After the 18th Constitutional Amendment, provincial autonomy increased significantly, along with the responsibilities of provincial commissions and institutions. In such a context, the absence of representatives from the Khyber Pakhtunkhwa Commission on the Status of Women and the provincial representatives of the National Commission for Human Rights raised serious concerns.
Are minority issues not considered important in Khyber Pakhtunkhwa?
Are the family and social rights of women and religious minorities not among the priorities of provincial institutions?
And if such institutions remain absent from important national consultations, then what practical purpose do they serve?
These questions were strongly raised during the conference. Haroon Sarab Dayal, focal person of the National Lobbying Delegation for Minority Rights in Khyber Pakhtunkhwa, openly criticized this absence. His remarks carried more pain than anger. He rightly pointed out that institutions cannot understand ground realities while remaining confined to offices and files.
Indeed, minority issues cannot be understood through paperwork alone. They require participation in spaces where affected communities speak directly about their lived experiences.
It was equally unfortunate that certain institutions working on women’s rights did not even consider representation necessary, despite the fact that the consultation heavily focused on women’s legal, social, and family protections.
On the other hand, those individuals and institutions who participated deserve appreciation.
Members of the Khyber Pakhtunkhwa Assembly, Askar Parvez and Wazirzada, conveyed a positive message through their presence.

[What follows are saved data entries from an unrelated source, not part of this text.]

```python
def build(force=False, verbose=False):
    srcs = [os.path.join(CSRC, s) for s in SOURCES]
    hdrs = [os.path.join(CSRC, "vfml_common.h"), os.path.join(CSRC, "conv_split_common.h"),
            os.path.join(_HERE, "..", "..", "include", "vfml.h")]
    deps = srcs + hdrs
    if not force and os.path.exists(LIB_PATH) and all(
            os.path.getmtime(LIB_PATH) >= os.path.getmtime(d) for d in deps):
        return LIB_PATH
    objdir = os.path.join(CSRC, "_obj")
    os.makedirs(objdir, exist_ok=True)
    newest_hdr = max(os.path.getmtime(h) for h in hdrs)
    jobs = []
    for src in srcs:
        obj = os.path.join(objdir, os.path.basename(src) + ".o")
        if force or not os.path.exists(obj) or os.path.getmtime(obj) < max(os.path.getmtime(src), newest_hdr):
            cmd = ["hipcc", "--offload-arch=gfx950", "-O3", "-std=c++17", "-fPIC"] + COMMON_FLAGS + EXTRA_FLAGS.get(os.path.basename(src), []) + [
                "-c", src, "-o", obj]
            if verbose:
                print(" ".join(cmd))
            jobs.append((cmd, subprocess.Popen(cmd)))
    for cmd, p in jobs:
        if p.wait() != 0:
            raise subprocess.CalledProcessError(p.returncode, cmd)
    cmd = ["hipcc", "--offload-arch=gfx950", "-fPIC", "-shared", "-o", LIB_PATH] + [
        os.path.join(objdir, os.path.basename(src) + ".o") for src in srcs]
    if verbose:
        print(" ".join(cmd))
    subprocess.run(cmd, check=True)
    return LIB_PATH


_lib = None


def lib():
    global _lib
    if _lib is not None:
        return _lib
    if not os.path.exists(LIB_PATH):
        raise RuntimeError(
            f"vfml HIP extension not built: {LIB_PATH} is missing. Run `python -c 'import __graft_entry__ as g; "
            f"g.build()'` (needs hipcc). There is no CPU fallback for the flow engine.")
    L = ctypes.CDLL(LIB_PATH)
    L.vfml_last_error.restype = c_char_p
    L.vfml_abi_version.restype = c_int
    L.vfml_conv2d.argtypes = [POINTER(ConvDesc), c_void_p]
    L.vfml_conv2d_split.argtypes = [POINTER(ConvDesc), c_void_p, c_void_p, c_int, c_float, c_int, c_int, c_int, c_int,
                                    c_void_p]
    L.vfml_to_s16.argtypes = [c_void_p, c_int64, c_int, c_int, c_void_p, c_int, c_float, c_void_p]
    L.vfml_softmax_rows_s16.argtypes = [c_void_p, c_int64, c_int, c_int64, c_void_p, c_int64, c_float, c_void_p]
    L.vfml_transpose_split_f16.argtypes = [c_void_p, c_int, c_int, c_int, c_float, c_void_p, c_void_p, c_int, c_void_p]
# ... 647 lines not shown
```

Baseline: 45.29.

## Add lane-parallel correlation lookup kernel spreading 16 lanes per pyramid level

Adds a new corr_lookup_lanes_kernel for tiled correlation volumes. It gives each pyramid level 16 lanes of a wave, uses a 2D/3D grid ordered by tile, and shares row offsets through ds_bpermute so each lane issues a few independent gathers straight from global memory. The old shared-memory mix and store tail is factored into a reusable helper. The new path becomes the default when the volume is tiled and has 4 levels with radius 3 or 4, and an UNROLLED flag keeps the old kernel reachable. It makes LookupArgs larger and adds complex index arithmetic that could be wrong at boundaries.

```diff
diff --git a/include/vfml.h b/include/vfml.h
--- a/include/vfml.h
+++ b/include/vfml.h
@@ -90,6 +90,7 @@
                      const float* coords, int ld_coords, float* out, int ld_out, int out_fmt, int vol_fmt, int vol_tile,
                      void* stream);
 #define VFML_VOL_F16_LEVELS(m) (0x100 | (m))
+#define VFML_VOL_TILE_UNROLLED 0x100
 
 int vfml_corr_lookup_indirect(const float* const* table, const int32_t* hl, const int32_t* wl, const int32_t* ld,
                               int levels, int radius, int nmaps, int q_per_map, const float* coords, int ld_coords,
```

Bishop Humphrey Sarfraz Peter spoke thoughtfully about religious harmony and social inclusion. Sindh Assembly Deputy Speaker Naveed Anthony Suthra delivered one of the most memorable remarks of the conference when he asked:
“If laws can be made for forests, why can’t laws be made for human beings?”
That single sentence seemed to summarize the entire consultation.
Dr. Shoaib Suddle, Noreen Nain Bano Leghari, Farah Zia, and several other speakers also emphasized that this issue is not merely religious but fundamentally linked to human rights. Their speeches reflected both legal reasoning and human compassion.
During the final day, as panel discussions focused on the role of media, civil society, and academia in advancing minority family law reforms, I repeatedly felt that Pakistan’s struggle for minority rights remains a long and difficult journey. Legal reform does not occur in parliament alone; it also requires transformation in society’s mindset.
As I traveled back from Lahore, I kept thinking about the empty chairs reserved for representatives of certain institutions from Khyber Pakhtunkhwa. Those empty chairs were not just vacant seats — they symbolized a silent question:
“Do we truly want an equal Pakistan?”
If the answer is yes, then institutions must move beyond silence and symbolic statements. Minority issues cannot be resolved through rhetoric alone. They demand active participation, political commitment, and institutional seriousness.
This consultation in Lahore offered both hope and disappointment. Hope came from those who spoke openly, raised difficult questions, and demanded reform.
Disappointment came from those institutions that still fail to realize that silence, too, can become a form of complicity in injustice.